(Records drawn from a dataset):
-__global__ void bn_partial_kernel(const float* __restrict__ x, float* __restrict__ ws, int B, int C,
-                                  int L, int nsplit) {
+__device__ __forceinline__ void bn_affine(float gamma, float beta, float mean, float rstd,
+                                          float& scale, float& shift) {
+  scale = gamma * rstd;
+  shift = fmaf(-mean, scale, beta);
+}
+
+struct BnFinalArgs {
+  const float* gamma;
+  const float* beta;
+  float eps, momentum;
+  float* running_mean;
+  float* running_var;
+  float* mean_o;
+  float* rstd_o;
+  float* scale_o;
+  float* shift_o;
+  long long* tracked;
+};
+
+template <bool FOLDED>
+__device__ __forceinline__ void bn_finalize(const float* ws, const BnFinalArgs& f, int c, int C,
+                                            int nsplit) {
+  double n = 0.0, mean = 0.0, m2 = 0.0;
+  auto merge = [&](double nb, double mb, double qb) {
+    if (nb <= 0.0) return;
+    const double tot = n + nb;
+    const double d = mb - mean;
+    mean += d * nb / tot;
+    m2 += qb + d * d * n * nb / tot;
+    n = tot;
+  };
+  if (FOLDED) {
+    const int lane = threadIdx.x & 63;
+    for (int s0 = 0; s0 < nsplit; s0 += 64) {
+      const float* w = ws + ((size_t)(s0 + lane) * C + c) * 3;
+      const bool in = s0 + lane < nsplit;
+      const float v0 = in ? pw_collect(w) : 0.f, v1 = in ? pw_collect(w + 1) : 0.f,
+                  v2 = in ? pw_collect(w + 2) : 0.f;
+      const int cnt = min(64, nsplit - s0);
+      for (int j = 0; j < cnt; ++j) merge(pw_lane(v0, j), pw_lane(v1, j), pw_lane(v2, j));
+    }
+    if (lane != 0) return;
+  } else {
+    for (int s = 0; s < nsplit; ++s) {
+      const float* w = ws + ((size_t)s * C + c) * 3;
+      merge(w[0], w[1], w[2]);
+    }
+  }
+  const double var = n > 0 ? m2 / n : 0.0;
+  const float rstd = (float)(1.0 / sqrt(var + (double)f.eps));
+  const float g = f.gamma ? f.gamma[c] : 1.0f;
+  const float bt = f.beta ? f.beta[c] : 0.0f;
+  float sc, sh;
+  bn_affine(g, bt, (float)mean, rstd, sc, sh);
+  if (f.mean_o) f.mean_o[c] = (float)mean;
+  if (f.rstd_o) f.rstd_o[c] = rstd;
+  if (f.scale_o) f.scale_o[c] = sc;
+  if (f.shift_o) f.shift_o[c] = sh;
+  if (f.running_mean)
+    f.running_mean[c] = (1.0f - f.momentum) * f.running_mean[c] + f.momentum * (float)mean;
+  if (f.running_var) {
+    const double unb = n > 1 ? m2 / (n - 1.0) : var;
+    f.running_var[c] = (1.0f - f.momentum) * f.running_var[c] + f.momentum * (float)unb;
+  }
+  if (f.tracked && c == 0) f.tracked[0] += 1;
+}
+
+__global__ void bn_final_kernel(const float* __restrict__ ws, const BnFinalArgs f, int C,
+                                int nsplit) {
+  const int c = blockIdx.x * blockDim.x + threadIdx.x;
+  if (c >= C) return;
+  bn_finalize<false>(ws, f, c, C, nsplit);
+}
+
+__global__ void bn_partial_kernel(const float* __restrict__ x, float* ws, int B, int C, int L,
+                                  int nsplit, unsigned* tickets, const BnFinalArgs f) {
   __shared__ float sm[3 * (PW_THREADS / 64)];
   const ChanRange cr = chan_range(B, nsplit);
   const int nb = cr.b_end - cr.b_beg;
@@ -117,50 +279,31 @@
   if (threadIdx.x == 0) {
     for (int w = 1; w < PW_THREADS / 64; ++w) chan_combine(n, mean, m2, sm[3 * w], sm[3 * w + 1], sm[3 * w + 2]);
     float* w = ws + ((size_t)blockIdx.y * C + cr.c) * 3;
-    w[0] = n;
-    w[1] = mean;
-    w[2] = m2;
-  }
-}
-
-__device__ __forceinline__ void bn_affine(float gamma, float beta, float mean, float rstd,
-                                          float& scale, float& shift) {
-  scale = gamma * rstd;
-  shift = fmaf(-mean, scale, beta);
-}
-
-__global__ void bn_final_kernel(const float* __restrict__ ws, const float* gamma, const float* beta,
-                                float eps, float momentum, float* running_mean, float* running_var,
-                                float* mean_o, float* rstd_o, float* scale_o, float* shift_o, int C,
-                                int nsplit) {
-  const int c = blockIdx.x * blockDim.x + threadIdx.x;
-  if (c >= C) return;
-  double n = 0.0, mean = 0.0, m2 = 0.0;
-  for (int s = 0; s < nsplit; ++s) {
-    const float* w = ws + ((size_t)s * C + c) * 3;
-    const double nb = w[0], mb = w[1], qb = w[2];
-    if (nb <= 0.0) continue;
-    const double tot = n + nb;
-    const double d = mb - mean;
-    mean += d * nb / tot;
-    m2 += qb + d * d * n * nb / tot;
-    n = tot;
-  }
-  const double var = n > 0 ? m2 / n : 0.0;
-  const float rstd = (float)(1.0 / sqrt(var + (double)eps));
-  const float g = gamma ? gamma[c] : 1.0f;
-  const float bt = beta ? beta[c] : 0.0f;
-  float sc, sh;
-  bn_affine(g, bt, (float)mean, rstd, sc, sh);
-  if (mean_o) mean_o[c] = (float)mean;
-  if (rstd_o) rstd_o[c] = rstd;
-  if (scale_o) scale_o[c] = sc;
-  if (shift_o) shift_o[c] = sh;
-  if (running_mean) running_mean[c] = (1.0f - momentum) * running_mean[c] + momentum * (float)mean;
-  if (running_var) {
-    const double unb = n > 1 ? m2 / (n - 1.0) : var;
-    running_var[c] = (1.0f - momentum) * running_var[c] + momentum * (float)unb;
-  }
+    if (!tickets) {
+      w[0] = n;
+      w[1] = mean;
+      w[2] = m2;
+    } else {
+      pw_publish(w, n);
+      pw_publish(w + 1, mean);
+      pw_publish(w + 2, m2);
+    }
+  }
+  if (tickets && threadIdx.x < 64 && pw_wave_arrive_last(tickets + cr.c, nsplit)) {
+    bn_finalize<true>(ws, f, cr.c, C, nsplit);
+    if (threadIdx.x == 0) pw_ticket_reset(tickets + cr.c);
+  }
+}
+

==

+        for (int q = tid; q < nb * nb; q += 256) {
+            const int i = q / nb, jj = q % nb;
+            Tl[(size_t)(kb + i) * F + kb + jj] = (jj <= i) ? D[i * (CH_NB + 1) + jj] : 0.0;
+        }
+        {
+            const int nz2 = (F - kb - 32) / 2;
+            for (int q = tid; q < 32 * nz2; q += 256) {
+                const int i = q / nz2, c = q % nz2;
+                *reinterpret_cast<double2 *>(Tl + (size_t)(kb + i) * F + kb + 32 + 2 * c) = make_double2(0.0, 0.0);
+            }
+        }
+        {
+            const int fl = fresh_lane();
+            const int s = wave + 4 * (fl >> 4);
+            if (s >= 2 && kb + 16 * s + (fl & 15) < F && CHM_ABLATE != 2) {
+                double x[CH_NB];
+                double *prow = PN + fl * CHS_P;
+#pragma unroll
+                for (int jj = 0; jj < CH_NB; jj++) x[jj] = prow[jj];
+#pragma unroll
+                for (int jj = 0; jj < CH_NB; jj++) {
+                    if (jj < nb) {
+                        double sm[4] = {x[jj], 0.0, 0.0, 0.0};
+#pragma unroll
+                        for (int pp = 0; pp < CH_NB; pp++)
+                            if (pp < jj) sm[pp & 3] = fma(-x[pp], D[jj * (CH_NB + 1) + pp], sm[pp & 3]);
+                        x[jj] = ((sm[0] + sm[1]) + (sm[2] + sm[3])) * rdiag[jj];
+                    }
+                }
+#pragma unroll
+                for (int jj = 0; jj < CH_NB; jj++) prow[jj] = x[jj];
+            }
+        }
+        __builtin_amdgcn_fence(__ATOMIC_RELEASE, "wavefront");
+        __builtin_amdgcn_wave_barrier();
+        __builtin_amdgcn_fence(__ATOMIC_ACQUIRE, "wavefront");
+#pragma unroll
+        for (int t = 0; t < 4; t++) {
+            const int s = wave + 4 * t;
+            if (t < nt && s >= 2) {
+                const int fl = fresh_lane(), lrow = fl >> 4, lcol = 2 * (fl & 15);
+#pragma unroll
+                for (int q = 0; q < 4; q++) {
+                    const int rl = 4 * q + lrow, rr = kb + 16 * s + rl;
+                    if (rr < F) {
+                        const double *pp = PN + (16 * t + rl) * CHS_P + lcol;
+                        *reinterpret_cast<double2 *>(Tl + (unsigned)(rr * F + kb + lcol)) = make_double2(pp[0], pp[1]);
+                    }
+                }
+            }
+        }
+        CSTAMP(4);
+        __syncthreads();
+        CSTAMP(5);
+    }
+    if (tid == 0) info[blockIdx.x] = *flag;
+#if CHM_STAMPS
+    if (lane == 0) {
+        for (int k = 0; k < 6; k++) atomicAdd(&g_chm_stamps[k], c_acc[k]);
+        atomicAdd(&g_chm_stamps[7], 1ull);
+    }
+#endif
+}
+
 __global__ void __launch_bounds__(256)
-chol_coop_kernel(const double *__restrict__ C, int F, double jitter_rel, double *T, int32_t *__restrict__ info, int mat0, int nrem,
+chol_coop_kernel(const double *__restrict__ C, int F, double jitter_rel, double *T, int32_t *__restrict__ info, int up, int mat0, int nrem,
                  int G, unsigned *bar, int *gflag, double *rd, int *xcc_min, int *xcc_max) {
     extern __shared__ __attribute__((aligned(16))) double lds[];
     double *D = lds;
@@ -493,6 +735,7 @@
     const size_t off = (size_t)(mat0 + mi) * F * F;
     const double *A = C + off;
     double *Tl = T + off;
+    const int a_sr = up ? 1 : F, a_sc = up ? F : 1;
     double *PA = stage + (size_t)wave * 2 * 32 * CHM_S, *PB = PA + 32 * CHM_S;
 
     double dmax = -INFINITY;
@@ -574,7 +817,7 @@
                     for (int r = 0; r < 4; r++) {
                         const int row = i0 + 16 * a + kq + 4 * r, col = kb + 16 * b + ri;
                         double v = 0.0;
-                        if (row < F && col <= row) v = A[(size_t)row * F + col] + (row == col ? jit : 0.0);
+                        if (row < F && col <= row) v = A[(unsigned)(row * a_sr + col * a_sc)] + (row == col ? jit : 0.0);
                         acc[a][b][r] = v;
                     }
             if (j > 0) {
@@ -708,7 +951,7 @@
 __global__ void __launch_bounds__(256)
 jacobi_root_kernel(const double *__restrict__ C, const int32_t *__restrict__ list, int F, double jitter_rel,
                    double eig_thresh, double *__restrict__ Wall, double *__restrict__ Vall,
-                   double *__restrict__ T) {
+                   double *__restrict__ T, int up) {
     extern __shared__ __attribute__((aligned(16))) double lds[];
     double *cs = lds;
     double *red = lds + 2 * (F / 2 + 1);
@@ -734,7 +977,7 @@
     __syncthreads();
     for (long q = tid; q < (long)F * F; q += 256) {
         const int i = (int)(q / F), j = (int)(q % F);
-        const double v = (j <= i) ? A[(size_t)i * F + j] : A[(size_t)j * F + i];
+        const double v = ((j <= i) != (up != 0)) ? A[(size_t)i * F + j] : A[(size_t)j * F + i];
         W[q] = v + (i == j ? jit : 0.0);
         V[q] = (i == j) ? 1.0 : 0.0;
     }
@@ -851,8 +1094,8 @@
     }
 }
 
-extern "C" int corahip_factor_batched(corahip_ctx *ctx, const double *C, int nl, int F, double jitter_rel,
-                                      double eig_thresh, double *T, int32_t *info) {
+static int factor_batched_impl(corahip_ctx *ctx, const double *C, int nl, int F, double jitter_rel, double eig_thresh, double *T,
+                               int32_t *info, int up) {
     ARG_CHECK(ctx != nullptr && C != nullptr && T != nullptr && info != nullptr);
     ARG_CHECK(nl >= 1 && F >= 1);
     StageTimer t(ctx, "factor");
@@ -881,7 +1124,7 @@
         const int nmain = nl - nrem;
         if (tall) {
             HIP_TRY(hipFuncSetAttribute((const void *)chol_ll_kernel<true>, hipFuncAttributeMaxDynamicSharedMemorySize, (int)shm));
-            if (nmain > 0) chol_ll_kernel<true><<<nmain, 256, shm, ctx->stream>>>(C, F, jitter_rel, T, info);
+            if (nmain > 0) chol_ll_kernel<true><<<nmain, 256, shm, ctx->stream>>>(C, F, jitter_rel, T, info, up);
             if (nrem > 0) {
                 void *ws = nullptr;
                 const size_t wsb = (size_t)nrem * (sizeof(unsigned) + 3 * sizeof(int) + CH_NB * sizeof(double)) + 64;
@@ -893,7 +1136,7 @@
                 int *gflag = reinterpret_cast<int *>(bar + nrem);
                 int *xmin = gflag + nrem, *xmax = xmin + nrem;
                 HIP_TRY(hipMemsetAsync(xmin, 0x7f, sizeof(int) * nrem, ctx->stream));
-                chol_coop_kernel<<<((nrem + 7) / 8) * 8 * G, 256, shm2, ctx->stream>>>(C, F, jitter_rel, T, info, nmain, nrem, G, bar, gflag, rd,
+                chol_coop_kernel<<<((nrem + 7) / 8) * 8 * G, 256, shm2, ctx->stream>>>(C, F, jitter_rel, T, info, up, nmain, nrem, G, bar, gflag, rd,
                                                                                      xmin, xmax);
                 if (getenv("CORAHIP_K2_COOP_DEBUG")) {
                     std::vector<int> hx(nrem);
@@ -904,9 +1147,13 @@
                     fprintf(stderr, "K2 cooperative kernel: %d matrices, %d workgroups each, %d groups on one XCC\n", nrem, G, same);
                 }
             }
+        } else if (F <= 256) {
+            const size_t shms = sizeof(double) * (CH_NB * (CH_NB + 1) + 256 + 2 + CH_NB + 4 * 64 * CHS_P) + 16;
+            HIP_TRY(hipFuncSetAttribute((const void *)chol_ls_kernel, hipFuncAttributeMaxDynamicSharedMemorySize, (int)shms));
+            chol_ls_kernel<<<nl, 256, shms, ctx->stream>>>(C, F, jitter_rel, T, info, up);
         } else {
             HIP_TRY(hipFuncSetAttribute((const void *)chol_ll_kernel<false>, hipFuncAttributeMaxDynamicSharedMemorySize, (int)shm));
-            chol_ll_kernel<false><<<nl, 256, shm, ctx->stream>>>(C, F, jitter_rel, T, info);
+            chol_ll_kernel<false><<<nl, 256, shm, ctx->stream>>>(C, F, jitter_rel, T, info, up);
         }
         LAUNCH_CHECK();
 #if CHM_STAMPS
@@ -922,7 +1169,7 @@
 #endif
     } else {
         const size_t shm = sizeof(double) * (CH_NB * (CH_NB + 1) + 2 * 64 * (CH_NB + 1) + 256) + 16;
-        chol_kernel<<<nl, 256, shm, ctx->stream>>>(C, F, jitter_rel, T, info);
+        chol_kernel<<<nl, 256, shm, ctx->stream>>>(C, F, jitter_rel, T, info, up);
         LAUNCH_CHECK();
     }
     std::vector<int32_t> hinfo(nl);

* * *

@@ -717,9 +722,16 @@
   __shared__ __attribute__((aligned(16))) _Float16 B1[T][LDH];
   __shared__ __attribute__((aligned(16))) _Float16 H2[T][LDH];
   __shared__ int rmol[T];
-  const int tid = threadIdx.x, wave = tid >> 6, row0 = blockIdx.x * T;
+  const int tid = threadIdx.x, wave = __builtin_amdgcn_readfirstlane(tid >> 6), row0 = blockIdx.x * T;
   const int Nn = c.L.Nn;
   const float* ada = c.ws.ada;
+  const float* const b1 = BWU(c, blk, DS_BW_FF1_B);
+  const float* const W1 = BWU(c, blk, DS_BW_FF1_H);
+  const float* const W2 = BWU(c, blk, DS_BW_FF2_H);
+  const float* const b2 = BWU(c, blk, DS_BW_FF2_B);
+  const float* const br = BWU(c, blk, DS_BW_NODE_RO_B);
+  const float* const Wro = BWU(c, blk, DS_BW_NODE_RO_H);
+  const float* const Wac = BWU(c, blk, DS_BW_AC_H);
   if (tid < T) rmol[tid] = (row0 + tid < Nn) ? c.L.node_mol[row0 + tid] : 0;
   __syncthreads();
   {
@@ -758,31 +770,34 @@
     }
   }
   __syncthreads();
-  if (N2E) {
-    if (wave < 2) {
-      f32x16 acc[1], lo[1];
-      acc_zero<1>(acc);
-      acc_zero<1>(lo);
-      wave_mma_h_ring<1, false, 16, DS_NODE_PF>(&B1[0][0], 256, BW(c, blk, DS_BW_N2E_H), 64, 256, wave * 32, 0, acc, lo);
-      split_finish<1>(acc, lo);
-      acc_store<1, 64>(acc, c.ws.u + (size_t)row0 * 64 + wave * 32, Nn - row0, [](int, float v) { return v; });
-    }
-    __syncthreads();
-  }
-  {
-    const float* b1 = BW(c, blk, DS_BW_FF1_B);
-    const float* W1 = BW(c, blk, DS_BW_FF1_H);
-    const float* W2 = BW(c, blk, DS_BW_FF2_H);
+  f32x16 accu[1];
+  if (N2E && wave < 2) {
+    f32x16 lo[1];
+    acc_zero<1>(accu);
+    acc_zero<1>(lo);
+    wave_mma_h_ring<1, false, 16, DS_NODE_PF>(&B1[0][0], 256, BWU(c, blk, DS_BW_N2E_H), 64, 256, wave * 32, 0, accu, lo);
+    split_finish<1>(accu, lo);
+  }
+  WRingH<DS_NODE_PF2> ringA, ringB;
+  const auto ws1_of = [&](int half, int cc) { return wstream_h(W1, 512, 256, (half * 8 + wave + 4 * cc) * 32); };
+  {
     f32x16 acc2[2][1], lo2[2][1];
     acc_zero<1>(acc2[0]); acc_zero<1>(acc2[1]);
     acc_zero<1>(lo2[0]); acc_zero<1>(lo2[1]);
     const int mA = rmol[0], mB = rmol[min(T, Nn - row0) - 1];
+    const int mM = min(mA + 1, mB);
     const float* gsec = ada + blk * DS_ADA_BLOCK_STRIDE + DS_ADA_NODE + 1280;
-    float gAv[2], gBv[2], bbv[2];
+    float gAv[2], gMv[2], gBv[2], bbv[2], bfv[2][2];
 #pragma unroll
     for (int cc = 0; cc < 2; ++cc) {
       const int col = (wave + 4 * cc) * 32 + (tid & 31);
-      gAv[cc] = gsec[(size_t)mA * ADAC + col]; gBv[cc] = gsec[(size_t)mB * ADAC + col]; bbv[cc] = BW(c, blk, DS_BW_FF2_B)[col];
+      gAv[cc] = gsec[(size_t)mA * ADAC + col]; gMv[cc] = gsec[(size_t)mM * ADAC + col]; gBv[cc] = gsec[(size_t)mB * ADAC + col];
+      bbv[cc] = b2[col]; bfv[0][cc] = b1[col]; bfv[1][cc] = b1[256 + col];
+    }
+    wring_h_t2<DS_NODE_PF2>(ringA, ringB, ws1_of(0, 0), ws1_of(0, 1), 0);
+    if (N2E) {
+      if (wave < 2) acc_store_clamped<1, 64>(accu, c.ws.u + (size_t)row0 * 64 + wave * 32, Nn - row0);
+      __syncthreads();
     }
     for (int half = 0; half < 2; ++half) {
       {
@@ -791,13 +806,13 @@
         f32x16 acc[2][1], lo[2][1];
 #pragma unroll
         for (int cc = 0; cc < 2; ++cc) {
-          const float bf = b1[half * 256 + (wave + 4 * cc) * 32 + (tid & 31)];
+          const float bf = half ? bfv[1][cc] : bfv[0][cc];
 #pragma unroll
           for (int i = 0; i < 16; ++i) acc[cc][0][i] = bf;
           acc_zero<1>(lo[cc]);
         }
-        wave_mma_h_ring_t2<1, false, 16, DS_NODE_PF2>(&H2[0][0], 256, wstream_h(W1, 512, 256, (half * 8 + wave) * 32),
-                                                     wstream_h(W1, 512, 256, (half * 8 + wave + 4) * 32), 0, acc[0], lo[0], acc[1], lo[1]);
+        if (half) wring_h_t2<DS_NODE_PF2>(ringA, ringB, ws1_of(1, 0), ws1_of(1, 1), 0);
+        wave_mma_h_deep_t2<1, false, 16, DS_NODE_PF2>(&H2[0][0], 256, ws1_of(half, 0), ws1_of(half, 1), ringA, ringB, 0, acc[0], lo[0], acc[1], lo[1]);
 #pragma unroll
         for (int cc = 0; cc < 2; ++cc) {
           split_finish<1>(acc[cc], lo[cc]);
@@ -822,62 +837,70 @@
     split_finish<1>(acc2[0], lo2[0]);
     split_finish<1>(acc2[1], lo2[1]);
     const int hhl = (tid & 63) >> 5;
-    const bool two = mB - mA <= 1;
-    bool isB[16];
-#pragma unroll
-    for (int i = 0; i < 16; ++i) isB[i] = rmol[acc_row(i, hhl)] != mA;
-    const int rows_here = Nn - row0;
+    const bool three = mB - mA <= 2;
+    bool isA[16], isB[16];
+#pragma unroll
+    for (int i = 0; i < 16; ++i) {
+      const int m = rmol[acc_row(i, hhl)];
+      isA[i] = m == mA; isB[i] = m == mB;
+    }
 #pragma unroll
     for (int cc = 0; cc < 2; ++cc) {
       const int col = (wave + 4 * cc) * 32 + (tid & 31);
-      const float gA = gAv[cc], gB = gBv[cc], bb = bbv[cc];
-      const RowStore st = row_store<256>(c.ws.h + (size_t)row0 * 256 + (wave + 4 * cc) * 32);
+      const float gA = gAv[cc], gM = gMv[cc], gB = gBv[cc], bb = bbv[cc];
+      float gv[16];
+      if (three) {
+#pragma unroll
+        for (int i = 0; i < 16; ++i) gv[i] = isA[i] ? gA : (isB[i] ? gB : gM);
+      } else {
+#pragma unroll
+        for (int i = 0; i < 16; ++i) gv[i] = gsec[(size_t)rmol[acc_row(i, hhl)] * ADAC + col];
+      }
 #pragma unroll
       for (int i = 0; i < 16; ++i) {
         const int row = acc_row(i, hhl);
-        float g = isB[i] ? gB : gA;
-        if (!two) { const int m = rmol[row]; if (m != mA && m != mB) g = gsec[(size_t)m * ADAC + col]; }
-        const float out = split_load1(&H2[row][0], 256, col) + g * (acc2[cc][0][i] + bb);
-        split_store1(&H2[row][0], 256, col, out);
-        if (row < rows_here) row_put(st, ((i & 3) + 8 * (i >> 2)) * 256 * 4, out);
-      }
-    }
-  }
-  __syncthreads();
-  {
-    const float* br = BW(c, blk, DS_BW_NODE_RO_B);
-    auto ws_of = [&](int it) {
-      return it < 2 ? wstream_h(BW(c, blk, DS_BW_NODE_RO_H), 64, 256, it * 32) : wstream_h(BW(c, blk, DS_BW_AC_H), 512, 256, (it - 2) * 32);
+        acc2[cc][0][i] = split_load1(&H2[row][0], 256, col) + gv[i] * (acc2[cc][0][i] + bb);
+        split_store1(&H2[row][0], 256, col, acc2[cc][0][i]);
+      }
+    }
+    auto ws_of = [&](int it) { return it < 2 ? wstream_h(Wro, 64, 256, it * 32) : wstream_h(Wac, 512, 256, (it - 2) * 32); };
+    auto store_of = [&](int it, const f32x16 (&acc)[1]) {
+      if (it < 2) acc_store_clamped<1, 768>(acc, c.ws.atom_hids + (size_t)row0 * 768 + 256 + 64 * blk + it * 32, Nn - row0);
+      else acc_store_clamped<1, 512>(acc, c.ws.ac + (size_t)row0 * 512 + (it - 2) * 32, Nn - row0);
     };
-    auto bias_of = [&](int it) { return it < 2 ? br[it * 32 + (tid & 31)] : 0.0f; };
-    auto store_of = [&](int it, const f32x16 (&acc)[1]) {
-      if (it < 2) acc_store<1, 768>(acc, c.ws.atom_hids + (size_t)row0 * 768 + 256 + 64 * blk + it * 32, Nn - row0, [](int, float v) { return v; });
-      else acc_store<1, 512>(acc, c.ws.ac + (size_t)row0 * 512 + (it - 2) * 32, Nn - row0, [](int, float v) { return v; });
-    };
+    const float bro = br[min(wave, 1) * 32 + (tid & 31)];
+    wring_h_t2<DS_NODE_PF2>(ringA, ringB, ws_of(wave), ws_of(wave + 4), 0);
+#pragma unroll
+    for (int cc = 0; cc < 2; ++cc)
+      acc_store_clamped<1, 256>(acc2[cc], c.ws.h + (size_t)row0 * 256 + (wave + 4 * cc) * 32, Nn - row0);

(Activity): Above are the records. Print exactly, and only, the lines from the line with "-__global__ void bn_partial_kernel(const" to the line with "const float* gamma;", both inclusive.

(Result of this exercise):
-__global__ void bn_partial_kernel(const float* __restrict__ x, float* __restrict__ ws, int B, int C,
-                                  int L, int nsplit) {
+__device__ __forceinline__ void bn_affine(float gamma, float beta, float mean, float rstd,
+                                          float& scale, float& shift) {
+  scale = gamma * rstd;
+  shift = fmaf(-mean, scale, beta);
+}
+
+struct BnFinalArgs {
+  const float* gamma;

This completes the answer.